Building a better mouse trap, or How many lines of code does it take to trap a mouse?

Hello all,

I'm hoping to get a little insight from some of the wily veterans amongst you.

I've written a script to check for new outgoing files to our vendors located on our ssl server. It seems to be working ok, but the final question here, will be one of logic, and/or a better way to do it.

First a little background; The program is run every 5 minutes from cron. The files are uploaded via NFS or CIFS. So file dates can't be fully trusted. So, I use find -cmin for the dates. Files remain on the server for 10 days.

Process;
1) Check for PID file. If PID file exist, exit. (program still running) If not generate PID file.

2) Check filesystem size for changes since the last run. If no changes, clean up PID file and exit. (No new files) If changed sleep 1 minute. (File(s) may still be transferring) Loop until changes stop. Add total sleep time to find time. Continue to step 3 (Transfer done)

3) Using the find command. Build a file containing the list of new files in ftp directory newer than specified cmin time.

4) Filter through the file built in step 3. Generate email for each vendor with file names and send to contact for vendor.

5) Clean up PID file. Copy stat files to backups for comparison on the next program run. exit.

Like I said, this is working, but a few files slip through the cracks.

What I would like to know is: If you have any thoghts on better ways to do this.

One Idea I've been looking into is:
Generate a full file list every 5 minutes and use diff to generate the outgoing file list?

Also, This started out as a small server. So, checking for filesystem changes was no problem. Now I have roughly 180 vendors accessing the site. With all the changes to the filesystem size the program will somtimes run for 15 - 20 minutes. Regardless of how the list is built. I would think that once it is generated I could just check file sizes on those files for changes. Once they finish transferring, generate the mail, and wait for the next go-round to pick up additional files.

So what's the general consensus? Thoughts, Ideas, Opinions?

Thanks in Advance,
MPH

I'd rather have a bottle in front of me, than a frontal labotomy.

Not sure that I understand. Is this one directory or a directory tree? How the the files get removed? Anyway...
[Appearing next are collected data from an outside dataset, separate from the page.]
constexpr int kWave = 64;
// ... 79 lines not shown
    long long frame_stride;
    int tiles_per_row;
    int fix;
    int accumulate;
    const float *ad_ht_delta;
    const int *stop;
    int pass;
    int aff_fix;
};

struct Geo {
    float Ku, Kv, new_idepth;
    float d_xi_x[6], d_xi_y[6], d_C_x[4], d_C_y[4], d_d_x, d_d_y;
};

__device__ inline bool centre_projection(const float *__restrict__ pre, float u, float v, float idz,
                                         float fxl, float fyl, float cxl, float cyl, float wM3, float hM3,
                                         Geo &g) {
#pragma clang fp contract(off)
    const float fxli = 1.0f / fxl, fyli = 1.0f / fyl;
    const float *R0 = pre + 12, *t0 = pre + 21;
    const float K0 = (u + 0 - cxl) * fxli, K1 = (v + 0 - cyl) * fyli;
    float ptp[3];
#pragma unroll
    for (int i = 0; i < 3; i++) ptp[i] = (R0[3 * i] * K0 + R0[3 * i + 1] * K1 + R0[3 * i + 2] * 1.0f) + t0[i] * idz;
    const float drescale = 1.0f / ptp[2];
    g.new_idepth = idz * drescale;
    if (!(drescale > 0)) return false;
    const float uu = ptp[0] * drescale, vv = ptp[1] * drescale;
    g.Ku = uu * fxl + cxl;
    g.Kv = vv * fyl + cyl;
    if (!(g.Ku > 1.1f && g.Kv > 1.1f && g.Ku < wM3 && g.Kv < hM3)) return false;
    g.d_d_x = drescale * (t0[0] - t0[2] * uu) * kScaleIdepth * fxl;
    g.d_d_y = drescale * (t0[1] - t0[2] * vv) * kScaleIdepth * fyl;
    g.d_C_x[2] = drescale * (R0[6] * uu - R0[0]);
    g.d_C_x[3] = fxl * drescale * (R0[7] * uu - R0[1]) * fyli;
// ... 240 lines not shown
    }
}

typedef float f32x4 __attribute__((ext_vector_type(4)));
constexpr int kTopRow = 36;
constexpr int kTermQ = 9;
constexpr int kBoxCols = 9, kBoxBands = 3, kBoxFloats = 112;
static_assert(kBoxFloats >= (kBoxCols * kBoxBands + 1) * 4, "box");
constexpr int kTermStride = 72;
constexpr int kRoundQ = kTermQ;
static_assert(kTermStride >= kRoundQ * 8, "term tables");
constexpr int kTermsOnly = 8 * kTermStride;
constexpr int kTermsPerWave = 8 * kBoxFloats > kTermsOnly ? 8 * kBoxFloats : kTermsOnly;
constexpr int kSumsPerWave = 64 * kSumStride;
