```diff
+def qarep_bwd_nodx(x, dout, y, u, cf, sv, bn3, pbn, act, dw3, dw1, stride=1, fork=None):
+    M, yl = rows(y)
+    C = y.shape[3]
+    dl, ul = rows(dout)[1], rows(u)[1]
+    a = ACT[act]
+    nblk = stats_blocks(M)
+    parts = torch.empty(4, nblk, C, device=y.device, dtype=torch.float32)
+    check(lib().sgx_qarep_bwd_reduce(ptr(dout), dl, ptr(y), yl, ptr(u), ul, ptr(cf), ptr(sv), M, C, a, ptr(parts), stream()), "sgx_qarep_bwd_reduce")
+    cb = torch.empty(6, C, device=y.device, dtype=torch.float32)
+    ws = WORKSPACE.get(_qarep_workspace(nblk, C), y.device)
+    check(lib().sgx_qarep_bwd_finalize(ptr(parts), nblk, M, C, ptr(bn3.weight), ptr(pbn.weight), ptr(sv), ptr(bn3.weight.grad), ptr(pbn.weight.grad),
+                                       ptr(pbn.bias.grad), ptr(cb), ptr(ws), ws.numel(), stream()), "sgx_qarep_bwd_finalize")
+    _chk_w(dw3, C, 3, 3, x.shape[3])
+    _chk_w(dw1, C, 1, 1, x.shape[3])
+    d = conv_desc(x, C, 3, 3, stride, 1, y)
+
+    def launch():
+        sizes = _qarep_nodx_sizes(d, dl, ul)
+        if sizes is None:
+            raise _lib.SgxError("qarep_bwd_nodx: the library does not take this shape (ask qarep_nodx_supported first)")
+        wsw = WORKSPACE.get(sizes[0], x.device)
+        tk = _ticket_buffer(sizes[1], x.device)
+        check(lib().sgx_qarep_bwd_weight_nodx(d.ref, ptr(x), ptr(dout), dl, ptr(y), ptr(u), ul, ptr(cf), ptr(sv), ptr(cb), a, ptr(dw3), ptr(dw1),
+                                              ptr(wsw), wsw.numel(), ptr(tk), tk.numel(), stream()), "sgx_qarep_bwd_weight_nodx")
+
+    if fork is None:
+        launch()
+    else:
+        fork(launch, x, dout, y, u, cf, sv, cb)
 
 
 def conv2d_bwd_weight(x, dy, dw, dbias=None, stride=1, pad=0):
diff --git a/super_gradients_amd/modules/qarepvgg_block.py b/super_gradients_amd/modules/qarepvgg_block.py
--- a/super_gradients_amd/modules/qarepvgg_block.py
+++ b/super_gradients_amd/modules/qarepvgg_block.py
@@ -170,6 +170,11 @@
             accumulate, addend2 = True, None
         if self._ctx[0] == "dual":
             (_, x, y3, u, cf, sv), self._ctx = self._ctx, None
+            if not need_dx and K.STEM_FUSED_WGRAD and K.qarep_nodx_supported(x, dy, y3, u, self.stride):
+                net = self._net
+                net.flush_wgrads()
+                K.qarep_bwd_nodx(x, dy, y3, u, cf, sv, bn3, pbn, self.act, c3._gw, c1._gw, stride=self.stride, fork=net.fork_side)
+                return None
             ds, dy3 = K.qarep_bwd(dy, y3, u, cf, sv, bn3, pbn, self.act)
             c1.wgrad(x, ds, bias_grad=False)
             c3.wgrad(x, dy3)
```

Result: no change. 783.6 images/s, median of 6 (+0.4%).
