@@ -319,23 +338,36 @@
   const i32 c[2] = {bn_keep(1), bn_keep_v(m)};
   return W2{f29_reduce_terms(t, c)};
 }
+BN_DEV W2 w2_xi_norm_sub(const W2& x, const W2& y) {
+  const F29 xo = xchg9(x.c);
+  const F29* const t[3] = {&x.c, &xo, &y.c};
+  const i32 c[3] = {bn_keep(-9), bn_keep_v(lane_odd() ? -1 : 1), bn_keep(1)};
+  return W2{f29_norm_terms(t, c)};
+}
 BN_DEV W12 w12_sparse_mul_unit(const W12& f, i32 u, const W2& x4, const W2& x2) {
   const W2 z0 = f.c0.c0, z1 = f.c0.c1, z2 = f.c0.c2, z3 = f.c1.c0, z4 = f.c1.c1, z5 = f.c1.c2;
-  W2 d2, d4, p12, p54, p34, p52, a02, a04, q24, q13;
+  W2 d2, d4, p12, p54, p34, a02, q24, q13, xs, ys;
   W2_MUL2(d2, d4, z2, x2, z4, x4);
   W2_MUL2(p12, p54, z1, x2, z5, x4);
-  W2_MUL2(p34, p52, z3, x4, z5, x2);
-  W2_MUL2(a02, a04, z0, x2, z0, x4);
   const W2 x24 = w2_sub(x2, x4);
-  W2_MUL2(q24, q13, w2_sub(z2, z4), x24, w2_sub(z1, z3), x24);
+  if (BN_TRIM & 1) {
+    W2_MUL2(p34, a02, z3, x4, z0, x2);
+    W2_MUL2(q24, q13, w2_sub(z2, z4), x24, w2_sub(z1, z3), x24);
+    xs = p54;
+    ys = w2_sub(a02, w2_mul(w2_xi_norm_sub(z5, z0), x24));
+  } else {
+    W2_MUL2(p34, xs, z3, x4, z5, x2);
+    W2_MUL2(a02, ys, z0, x2, z0, x4);
+    W2_MUL2(q24, q13, w2_sub(z2, z4), x24, w2_sub(z1, z3), x24);
+  }
   W12 o;
   o.c0.c0 = w2_xi_lin_v(w2_add(p12, d4), z0, u);
   o.c0.c1 = w2_xi_lin_v(w2_add(p54, d2), z1, u);
   o.c0.c2 = w2_lin_v(w2_add(a02, p34), z2, u);
   o.c1.c0 = w2_xi_lin_v(w2_sub(w2_add(d2, d4), q24), z3, u);
   {
-    const F29 xo = xchg9(p52.c);
-    const F29* const t[4] = {&p52.c, &xo, &a04.c, &z4.c};
+    const F29 xo = xchg9(xs.c);
+    const F29* const t[4] = {&xs.c, &xo, &ys.c, &z4.c};
     const i32 c[4] = {bn_keep(9), bn_keep_v(lane_odd() ? 1 : -1), bn_keep(1), bn_keep_v(u)};
     o.c1.c1 = W2{f29_reduce_terms(t, c)};
   }
@@ -346,12 +378,6 @@
   const F29 xo = xchg9(x.c);
   const F29* const t[3] = {&x.c, &xo, &y.c};
   const i32 c[3] = {bn_keep(9), bn_keep_v(lane_odd() ? 1 : -1), bn_keep(1)};
-  return W2{f29_norm_terms(t, c)};
-}
-BN_DEV W2 w2_xi_norm_sub(const W2& x, const W2& y) {
-  const F29 xo = xchg9(x.c);
-  const F29* const t[3] = {&x.c, &xo, &y.c};
-  const i32 c[3] = {bn_keep(-9), bn_keep_v(lane_odd() ? -1 : 1), bn_keep(1)};
   return W2{f29_norm_terms(t, c)};
 }
 template <bool INL = false>
@@ -447,10 +473,13 @@
   const W2 f = w2_norm(w2_triple(e));
   r.x = w2_mul(a, w2_sub(b, f));
   const W2 g = w2_halve(w2_norm(w2_add(b, f)));
-  r.y = w2_lin2(w2_sqr(g), 1, w2_sqr(e), -3);
+  if (BN_TRIM & 8) r.y = W2{w2_sqr2_sub3_leaf(W_ARGS(g.c), W_ARGS(e.c))};
+  else r.y = w2_lin2(w2_sqr(g), 1, w2_sqr(e), -3);
 #endif
 }
+template <bool LINE_ONLY = false>
 BN_DEV void g2_addition_step29(G2W& r, const W2& bx, const W2& by, W2& l0, W2& l1, W2& l2) {
+  constexpr bool STOP = LINE_ONLY && (BN_TRIM & 2);
 #if BN_QUAD
   W2 zbx, zby, ebx, dby;
   W2_MUL2(zbx, zby, r.z, bx, r.z, by);
@@ -460,6 +489,7 @@
   l0 = w2_xi_lin(w2_sub(ebx, dby), 1, bx, 0);
   l1 = d;
   l2 = w2_neg(e);
+  if (STOP) return;
   const W2 dn = w2_norm(d), en = w2_norm(e);
   W2 f, ee, h, i, zee, zh, dj, hy;
   W2_SQR2(f, ee, dn, en);
@@ -476,6 +506,7 @@
   l0 = w2_xi_lin(w2_sub(w2_mul(e, bx), w2_mul(d, by)), 1, bx, 0);
   l1 = d;
   l2 = w2_neg(e);
+  if (STOP) return;
   const W2 dn = w2_norm(d), en = w2_norm(e);
   const W2 f = w2_sqr(dn);
   const W2 h = w2_mul(dn, f);
@@ -514,8 +545,8 @@
 #ifndef BN_MILLER_SQR_INL
 #define BN_MILLER_SQR_INL false
 #endif
-template <bool PARK, bool ISO = false>
-BN_NOINLINE void miller_loop29g(S12& fout, const Fp& pxs, const Fp& pys, const S2& qxs_in, const S2& qys_in) {
+template <bool PARK, bool ISO = false, class F12>
+BN_NOINLINE void miller_loop29g(F12& fout, const Fp& pxs, const Fp& pys, const S2& qxs_in, const S2& qys_in) {
   __shared__ i32 lds[PARK ? MILLER_LDS_WORDS_PARK : MILLER_LDS_WORDS][256];
   S2 qxs = qxs_in, qys = qys_in;
   {
@@ -579,9 +610,9 @@
   q2y = s2_neg(q2y);
   g2_addition_step29(r, w2_from_s2(q1x), w2_from_s2(q1y), l0, l1, l2);
   f = line_mul(f);
-  g2_addition_step29(r, w2_from_s2(q2x), w2_from_s2(q2y), l0, l1, l2);
+  g2_addition_step29<true>(r, w2_from_s2(q2x), w2_from_s2(q2y), l0, l1, l2);
   f = line_mul(f);
-  w12_to_s12(fout, f);
+  w12_hand(fout, f);
 }
 
 
@@ -670,13 +701,30 @@
   const W6 m = w6_mul(a.c1, t);
   r.c1 = W6{w2_norm(w2_neg(m.c0)), w2_norm(w2_neg(m.c1)), w2_norm(w2_neg(m.c2))};
 }
-BN_NOINLINE void final_exponentiation29(S12& out, const S12& fin) {
+BN_NOINLINE void w12_conj_over_nl(W12& r, const W12& ain) {
+  W12 a = ain;
+  w12_pin(a);
+  const W6 m = w6_mul(a.c0, a.c1);
+  const W6 m2{w2_norm(w2_neg(w2_add(m.c0, m.c0))), w2_norm(w2_neg(w2_add(m.c1, m.c1))), w2_norm(w2_neg(w2_add(m.c2, m.c2)))};
+  const W6 s0 = w6_mul(a.c0, a.c0), s1 = w6_mul(a.c1, a.c1);
+  const W2 vs = w2_mul_xi(s1.c2);
+  const W6 d{w2_norm(w2_sub(s0.c0, vs)), w2_norm(w2_sub(s0.c1, s1.c0)), w2_norm(w2_sub(s0.c2, s1.c1))};
+  const W6 t = w6_inv(d);
+  r.c0 = w6_mul(W6{w2_norm(w2_add(s0.c0, vs)), w2_norm(w2_add(s0.c1, s1.c0)), w2_norm(w2_add(s0.c2, s1.c1))}, t);
+  r.c1 = w6_mul(m2, t);
+}
+template <class F12>
+BN_NOINLINE void final_exponentiation29(S12& out, const F12& fin) {
   W12 in, t, a, b, d, e, g;
   {
-    w12_from_s12(t, fin);
-    w12_inv_nl(b, t);
-    a = w12_conj(t);
-    w12_mul_nl(d, a, b);
+    w12_hand(t, fin);
+    if (BN_TRIM & 4) {
+      w12_conj_over_nl(d, t);
+    } else {
+      w12_inv_nl(b, t);
+      a = w12_conj(t);
+      w12_mul_nl(d, a, b);
+    }
     w12_frobenius_nl<2>(a, d);
     w12_mul_nl(in, a, d);
   }
@@ -703,6 +751,25 @@
   w12_frobenius_nl<3>(t, a);
   w12_mul_nl(g, t, e);
   w12_to_s12(out, g);
+}
+BN_DEV void final_exponentiation29_acc(S12& out, const W12& f) {
+  if (BN_TRIM & 16) {
+    const W12 fh = f;
+    final_exponentiation29(out, fh);
+  } else {
+    S12 fs;
+    w12_to_s12(fs, f);
+    final_exponentiation29(out, fs);
+  }
+}
+BN_DEV void final_exponentiation29_parked(S12& out, const S12& fs) {
+  if (BN_TRIM & 16) {
+    W12 f;
+    w12_from_s12(f, fs);
+    final_exponentiation29(out, f);
+  } else {
+    final_exponentiation29(out, fs);
+  }
 }
 
 
diff --git a/sylow_amd/csrc/plk_pairing.hip b/sylow_amd/csrc/plk_pairing.hip
--- a/sylow_amd/csrc/plk_pairing.hip
+++ b/sylow_amd/csrc/plk_pairing.hip
@@ -28,9 +28,9 @@
   const size_t np = (size_t)st.count * (BLOCK / 2), ip = (size_t)(chunk - st.first) * (BLOCK / 2) + (i & (BLOCK / 2 - 1));
   if (role == 2 && !stagger_wait(st, chunk)) role = 0;
   if (role == 2) {
-    S12 f, g;
-    load_s12(f, st.park, np, ip, odd);
-    final_exponentiation29(g, f);
+    S12 fs, g;
+    load_s12(fs, st.park, np, ip, odd);
+    final_exponentiation29_parked(g, fs);
     store_s12(gout, n, i, odd, g);
     return;
   }
@@ -43,10 +43,15 @@
   } else {
     const Fp px = load_fp(pxy, n, i, 0), py = load_fp(pxy, n, i, 4);
     const S2 qx = load_s2(qxy, n, i, 0, odd), qy = load_s2(qxy, n, i, 8, odd);
-    S12 f;
+    F12H f;
     miller_loop29g<true, true>(f, px, py, qx, qy);
-    if (role == 1) store_s12(st.park, np, ip, odd, f);
-    else final_exponentiation29(g, f);
+    if (role == 1) {
+      S12 fs;
+      w12_hand(fs, f);
+      store_s12(st.park, np, ip, odd, fs);
+    } else {
+      final_exponentiation29(g, f);
+    }
   }
   if (role == 1) { stagger_publish(st, chunk); return; }
   store_s12(gout, n, i, odd, g);
diff --git a/sylow_amd/csrc/plk_quad.hip b/sylow_amd/csrc/plk_quad.hip
--- a/sylow_amd/csrc/plk_quad.hip
+++ b/sylow_amd/csrc/plk_quad.hip
@@ -17,7 +17,7 @@
   } else {
     const Fp px = load_fp(pxy, n, i, 0), py = load_fp(pxy, n, i, 4);
     const S2 qx = load_s2(qxy, n, i, 0, odd), qy = load_s2(qxy, n, i, 8, odd);
-    S12 f;
+    F12H f;
     miller_loop29g<true, true>(f, px, py, qx, qy);
     final_exponentiation29(g, f);
   }
diff --git a/sylow_amd/csrc/plk_verify.hip b/sylow_amd/csrc/plk_verify.hip
--- a/sylow_amd/csrc/plk_verify.hip
+++ b/sylow_amd/csrc/plk_verify.hip
@@ -45,7 +45,7 @@
     g2_psi_affine(q1x, q1y, qxs, qys);
     g2_psi_affine(q2x, q2y, q1x, q1y);
     g2_addition_step29(r, w2_from_s2(q1x), w2_from_s2(q1y), l0, l1, l2); put();
-    g2_addition_step29(r, w2_from_s2(q2x), w2_from_s2(s2_neg(q2y)), l0, l1, l2); put();
+    g2_addition_step29<true>(r, w2_from_s2(q2x), w2_from_s2(s2_neg(q2y)), l0, l1, l2); put();
   }
   __syncthreads();
   const int line = (int)(pair_index(threadIdx.x));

I would loop through all the files getting name and size (if date cannot be trusted, ignore it). Add name and size to a little database somewhere, timestamping this addition. Or if the entry is present, update size and timestamp. Then loop through database and find entries with old timestamps; process these; remove from database and directory (removal not possible? --- mark as processed in the database.)

Perderabo,

This is a directory tree /ftp. Under this there are the users and their incoming and outgoing directories. Each user has their own directory for security reasons. Our customers don't want their data availible to the wrong vendors.
Files get removed by another daily cron job that finds files older than 10 days. The date can't be trusted as far as how many minutes old they are. So, find works fine for removing old the files. If they're transferred via CIFS it holds the creation date previous to the transfer. That's why I use the -cmin. It seems to work well and uses the access time of the transfer. But I think that's where some files fall through. I had to setup ntp on the server due to clock variations between the server and the clients causing problems with file times. Another reason to use the "find all files and diff them" logic.

This is simular to what (I guess) I was trying to say with the idea I was looking into. That is to say, find all the files under /ftp/*/outgoing and diff them for additions against the file list built 5 minutes ago. Using the diffed file names, the "database" would simply be a temp file containing the name and size. Grep for the file, awk the $NF for the size and compair till they're the same, sleeping for bit between checks to avoid frantic looping. When the run is finished delete the temp database. Removed files won't be an issue, since I'm only looking for added files between runs. If the file reapears, there's usually a good reason for it (corrupted IGES files, etc...) and the vendor should be re-notified.

I hope this makes sense. My fingers are too well connected to my brain.

:confused: Hmmmm... I gotta learn to learn to leave these hyper-abstract problems alone.

:rolleyes: I knew I shouldn't have gone to the picasso school of communication :frowning: